Step 2: Separating into groups
We can use 9 of these assemblies to generate the protein clusters, hence graphs and use the last 1 to align back to the grpahs generated. Therefore, we can mix all the proteins form 9 of these assemblies to generate the clusters and leave one out for the alignment.
Let’s keep one of these FASTA files for the alignments later, this one was chosen randomly
$ gzip -cd GCF_000006625.1_ASM662v1_protein.faa.gz > GCF_000006625.1_ASM662v1_protein.fasta && rm GCF_000006625.1_ASM662v1_protein.faa.gz
We can now merge all sequences from the other 9 into one FASTA file
$ for f in *faa.gz;do gzip -cd $f >> all_proteins.fasta && rm $f;done
You can use
fasta_fastq_statistics.sh
to calculate simple statistics on any FASTA or FASTQ file. However, it only accepts files where each sequence is contained in one line. Therefore, we can use this one-liner to remove the new lines in the sequence
$ awk '/^>/ {printf("\n%s\n",$0);next; } { printf("%s",$0);} END {printf("\n");}' < all_proteins.fasta | sed '/^$/d' > tmp && mv tmp all_proteins.fasta
$ bash scripts/fasta_fastq_statistics.sh all_proteins.fasta
61979 reads
27500039 total length
443.699 average read length
Step 3: Generating clusters with mmseqs
Now that we have all proteins from the 9 assemblies, we can cluster them using mmseqs
.
The parameters chosen here are just an example, but this of course can be changed.
$ ./mmseqs easy-linclust all_proteins.fasta all_proteins_cluster tmp --min-seq-id 0.4
$ rm -r tmp/
After running mmseqs
, we get several outputs, a table with cluster names and sequences in
the cluster all_proteins_cluster_cluster.tsv
, a FASTA file with the representetive sequences
all_proteins_cluster_rep_seq.fasta
, and a FASTA file with all sequences all_proteins_cluster_all_seqs.fasta
.
We need each cluster to be in a separate FASTA file, you can then use scripts/extract_clusters.py
which a simple Python script that takes a simple txt file with sequences names and the FASTA file with all
sequences and an output directory, and it outputs the sequences of each cluster in a separate FASTA file:
$ cut -f1 all_proteins_cluster_cluster.tsv | uniq > cluster_names.txt
$ mkdir clusters
$ python3 scripts/extract_clusters.py cluster_names.txt all_proteins_cluster_all_seqs.fasta clusters/
Step 4: Generating MSAs from clusters
This, of course, can be done using many different MSA tools, for this tutorial we used clustalo
,
where we first move all clusters that contain one sequence because there’s nothing to do, then we run
clustalo
on each clusters to generate an MSA.
$ python3 /scripts/alignment_validation/move_1seq_file_to_msa.py clusters msas
$ for f ``ls -1 clusters/``;do ./clustalo --in clusters/$f > msas/$f;done
This will take some time to run as there are many clusters.
Step 5: MSA to GFA
Now that we have many MSAs, we can use PanPA
to generate a graph for each MSA.
$ mkdir graphs
$ PanPA build_gfa -d msas/ -c 4 -o graphs
The build_index
subcommand can take several cores and run in parallel, here we gave it 4 cores, and finished
converting all clusters to graphs in about 2 minutes on a standard laptop.
Step 6: Indexing
We need to also index the MSAs where we use the index to guide the alignment to which graphs to align to as we have a 1 to 1 equivalency between an MSA and a GFA, if a seed points to e.g. MSA1 then we align to GFA1. The user can choose several parameters for indexing and can increase or decrease the seed size depending on the data used.

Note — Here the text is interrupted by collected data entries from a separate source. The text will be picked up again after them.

__device__ __forceinline__ void ru3_pack_fwd_body(const float* __restrict__ vd, const float* __restrict__ sd, const float* __restrict__ vp,
                                                  const float* __restrict__ sp, u32x4* __restrict__ img, int CT, int NP, unsigned bid, unsigned nblk) {
  const int C = 32 * CT, KB = C / 16;
  const int total = 4 * KB * CT * 64;
  for (int t = bid * 256 + threadIdx.x; t < total; t += nblk * 256) {
    const int lane = t & 63;
    const int i = (t >> 6) % CT;
    const int ks = t / (64 * CT);
    const int m = 32 * i + (lane & 31), kh = lane >> 5;
    float w[8];
    if (ks < 3 * KB) {
      const int j = ks / KB, cb = ks - j * KB;
#pragma unroll
      for (int e = 0; e < 8; ++e) w[e] = vd[((long long)m * C + cb * 16 + 8 * kh + e) * 3 + j] * (sd ? sd[m] : 1.f);
    } else {
      const int ks2 = ks - 3 * KB, isrc = ks2 >> 1, s = ks2 & 1;
#pragma unroll
      for (int e = 0; e < 8; ++e) {
        const int chn = 32 * isrc + (e & 3) + 8 * (2 * s + (e >> 2)) + 4 * kh;
        w[e] = vp[(long long)m * C + chn] * (sp ? sp[m] : 1.f);
      }
    }
    float r[8];
#pragma unroll
    for (int e = 0; e < 8; ++e) r[e] = w[e];
    for (int q = 0; q < NP; ++q) {
      u32x4 o;
#pragma unroll
      for (int e = 0; e < 4; ++e) o[e] = rs_pack_bf16(r[2 * e], r[2 * e + 1]);
      img[((long long)(ks * NP + q) * CT + i) * 64 + lane] = o;
#pragma unroll
      for (int e = 0; e < 4; ++e) {
        r[2 * e] -= __builtin_bit_cast(float, o[e] << 16);
        r[2 * e + 1] -= __builtin_bit_cast(float, o[e] & 0xffff0000u);
      }
    }
  }
}

struct Ru3BwdArgs {
  const float* gy; const float* u; const u32x4* wimg; const float* xmask; const float* post; float* gx; float* gh;
  int B, L, d, ntt, BO, vec;
  float out_slope, in_slope;
};

template <int CT, int NW, int NP, int G>
__global__ __launch_bounds__(NW * 64, (NW == 4 && CT < 4) ? 2 : 1) void ru3_bwd_kernel(const Ru3BwdArgs P) {
  constexpr int NT = NW * 64, WN = NW * 32, C = 32 * CT;
  constexpr int GS = WN + 4;
  constexpr int U = NP * CT * 64;
  constexpr int EU = 2 * U;
  constexpr int WCHU = G * EU;
  static_assert(CT % G == 0, "an entry group never straddles a stage");

  extern __shared__ __attribute__((aligned(16))) u32x4 rs_smem[];
  u32x4* Ws = rs_smem;
  float* Gs = reinterpret_cast<float*>(rs_smem + 2 * WCHU);

  const int tid = threadIdx.x, lane = tid & 63;
  const int wn = __builtin_amdgcn_readfirstlane(tid >> 6);
  const int tt = __builtin_amdgcn_readfirstlane(blockIdx.x % P.ntt);
  const int b = __builtin_amdgcn_readfirstlane(blockIdx.x / P.ntt);
  const int d = P.d, L = P.L, BO = P.BO;
  const int t0 = tt * BO;
  const int w0 = t0 - d;
  const int wa = w0 >= 0 ? (w0 & ~3) : w0;
  const int xshift = w0 - wa;
  const long long rowbase = (long long)b * C * L;

  const bool fold_l = t0 <= d && L > 1;
  const bool fold_r = t0 + BO > L - 1 - d && t0 <= L - 2;
  const int NS = 4 * CT + (fold_l ? CT : 0) + (fold_r ? CT : 0);
  const int NSG = NS / G;
  auto img_entry = [&](int sq) -> int {
    if (sq < 4 * CT) return sq;
    sq -= 4 * CT;
    if (fold_l) { if (sq < CT) return CT + 2 * CT + sq; sq -= CT; }
    return CT + sq;
  };
  auto issue_w = [&](int sg) {
    u32x4* dst = Ws + (sg & 1) * WCHU;
// ... 182 lines not shown

__device__ __forceinline__ void ru3_pack_bwd_body(const float* __restrict__ vd, const float* __restrict__ sd, const float* __restrict__ vp,
                                                  const float* __restrict__ sp, u32x4* __restrict__ img, int CT, int NP, unsigned bid, unsigned nblk) {
  const int C = 32 * CT;
  const int total = 4 * CT * 2 * CT * 64;
  for (int t = bid * 256 + threadIdx.x; t < total; t += nblk * 256) {
    const int lane = t & 63;
    const int i = (t >> 6) % CT;
    const int kk = (t / (64 * CT)) & 1;
    const int en = t / (128 * CT);
    const int row = 32 * i + (lane & 31), kh = lane >> 5;
    float w[8];
#pragma unroll
    for (int e = 0; e < 8; ++e) {
      if (en < CT) {
        const int m = en * 32 + kk * 16 + 8 * kh + e;
        w[e] = vp[(long long)m * C + row] * (sp ? sp[m] : 1.f);
      } else {
        const int jj = (en - CT) / CT, cb = (en - CT) - jj * CT;
        const int m = cb * 32 + kk * 16 + 8 * kh + e;
        w[e] = vd[((long long)m * C + row) * 3 + (2 - jj)] * (sd ? sd[m] : 1.f);
      }
    }
    float r[8];
#pragma unroll
    for (int e = 0; e < 8; ++e) r[e] = w[e];
    for (int q = 0; q < NP; ++q) {
      u32x4 o;
#pragma unroll
      for (int e = 0; e < 4; ++e) o[e] = rs_pack_bf16(r[2 * e], r[2 * e + 1]);
      img[(((long long)(en * 2 + kk) * NP + q) * CT + i) * 64 + lane] = o;
#pragma unroll
      for (int e = 0; e < 4; ++e) {
        r[2 * e] -= __builtin_bit_cast(float, o[e] << 16);
        r[2 * e + 1] -= __builtin_bit_cast(float, o[e] & 0xffff0000u);
      }
    }
  }
}

__global__ __launch_bounds__(256) void ru3_pack_fwd_kernel(const float* vd, const float* sd, const float* vp, const float* sp, u32x4* img, int CT, int NP) {
  ru3_pack_fwd_body(vd, sd, vp, sp, img, CT, NP, blockIdx.x, gridDim.x);
}
__global__ __launch_bounds__(256) void ru3_pack_bwd_kernel(const float* vd, const float* sd, const float* vp, const float* sp, u32x4* img, int CT, int NP) {
  ru3_pack_bwd_body(vd, sd, vp, sp, img, CT, NP, blockIdx.x, gridDim.x);
}

constexpr int RU_PACK_MULTI = 48;
struct RuPackTable {
  int n;
  unsigned short first[RU_PACK_MULTI + 1];
  struct { const float* vd; const float* sd; const float* vp; const float* sp; u32x4* img; short CT, NP, which, pad; } job[RU_PACK_MULTI];
};
__global__ __launch_bounds__(256) void ru3_pack_multi_kernel(const RuPackTable T) {
  int j = 0;
#pragma unroll 1
  while (j + 1 < T.n && blockIdx.x >= T.first[j + 1]) ++j;
  const unsigned bid = blockIdx.x - T.first[j], nblk = T.first[j + 1] - T.first[j];
  if (T.job[j].which == 0) ru3_pack_fwd_body(T.job[j].vd, T.job[j].sd, T.job[j].vp, T.job[j].sp, T.job[j].img, T.job[j].CT, T.job[j].NP, bid, nblk);
  else ru3_pack_bwd_body(T.job[j].vd, T.job[j].sd, T.job[j].vp, T.job[j].sp, T.job[j].img, T.job[j].CT, T.job[j].NP, bid, nblk);
}

static int rs_pieces(int math) {
  switch (math) {
    case EBEN_MATH_BF16: return 1;
    case EBEN_MATH_BF16X3: return 2;
    case EBEN_MATH_BF16X6: return 3;
    default: return 0;
  }
}

template <int CT, int NW, int NP, int KSC, bool BL = false>
static int launch_ru3_fwd(const Ru3Args& a, hipStream_t st) {
  static LdsAttrOnce attr_once;
  auto kern = ru3_fwd_kernel<CT, NW, NP, KSC, BL>;
  constexpr int XS = NW * 32 + 2 * RS_DMAX + 6;
  const size_t lds = (size_t)2 * KSC * NP * CT * 64 * 16 + sizeof(float) * 32 * CT * XS;
  {
    const hipError_t e = lds_attr_once(attr_once, reinterpret_cast<const void*>(kern));
    if (e != hipSuccess) return hip_fail(e, "hipFuncSetAttribute(ru3_fwd)");
  }
  hipLaunchKernelGGL(kern, dim3(a.B * a.ntt), dim3(NW * 64), lds, st, a);
  EBEN_CHECK_LAUNCH("ru3_fwd_kernel");
  return EBEN_OK;
}

template <int CT, int NW, int NP, int G>
static int launch_ru3_bwd(const Ru3BwdArgs& a, hipStream_t st) {
  static LdsAttrOnce attr_once;
  auto kern = ru3_bwd_kernel<CT, NW, NP, G>;
  constexpr int GS = NW * 32 + 4;
  const size_t lds = (size_t)2 * G * 2 * NP * CT * 64 * 16 + sizeof(float) * 32 * CT * GS;
  {
    const hipError_t e = lds_attr_once(attr_once, reinterpret_cast<const void*>(kern));
    if (e != hipSuccess) return hip_fail(e, "hipFuncSetAttribute(ru3_bwd)");
  }
  hipLaunchKernelGGL(kern, dim3(a.B * a.ntt), dim3(NW * 64), lds, st, a);
  EBEN_CHECK_LAUNCH("ru3_bwd_kernel");
  return EBEN_OK;
}

static int rs_waves(int channels) {
  static const int w128 = getenv("EBEN_RU3_W128") ? atoi(getenv("EBEN_RU3_W128")) : 4;
  return channels == 128 ? (w128 == 4 ? 4 : 2) : 4;
}

int ru3_supported(int channels, int dilation, int math) {
  return (channels == 32 || channels == 64 || channels == 128) && dilation >= 1 && dilation <= RS_DMAX && rs_pieces(math) > 0;
}

size_t ru3_packed_floats(int channels, int math) {
  const int np = rs_pieces(math);
  if (np == 0 || (channels != 32 && channels != 64 && channels != 128)) return 0;
  return (size_t)2 * np * channels * channels;
}

int ru3_pack(int channels, int math, int which, const float* vd, const float* sd, const float* vp, const float* sp, float* wimg, hipStream_t st) {
  const int np = rs_pieces(math), CT = channels / 32;
  const int total = which == 0 ? 8 * CT * CT * 64 : 4 * CT * 2 * CT * 64;
  if (which == 0)
    hipLaunchKernelGGL(ru3_pack_fwd_kernel, dim3(ceil_div(total, 256)), dim3(256), 0, st, vd, sd, vp, sp, reinterpret_cast<u32x4*>(wimg), CT, np);
  else
    hipLaunchKernelGGL(ru3_pack_bwd_kernel, dim3(ceil_div(total, 256)), dim3(256), 0, st, vd, sd, vp, sp, reinterpret_cast<u32x4*>(wimg), CT, np);
  EBEN_CHECK_LAUNCH("ru3_pack_kernel");
  return EBEN_OK;
}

$ PanPA build_index -d msas/ --seeding_alg wk_min -k 5 -w 3 --seed_limit 0 -o index_k5_w3_no_limit.index
This step takes a bit more tan 1 minute
Step 7: Aligning
Finally, we have generated graphs and an index, we can give both of these to the align
subcommand in
PanPA
and some query sequences to do the alignments.
$ PanPA align -d graphs/ --index index_k5_w3_no_limit.index -r GCF_000006625.1_ASM662v1_protein.fasta --min_id_score 0.5 --seed_limit 30 -c 4 -o GCF_000006625.1_aligned.gaf
This subcommand can also take several cores which makes alignment faster. For these parameters the aligment was done in about a minute.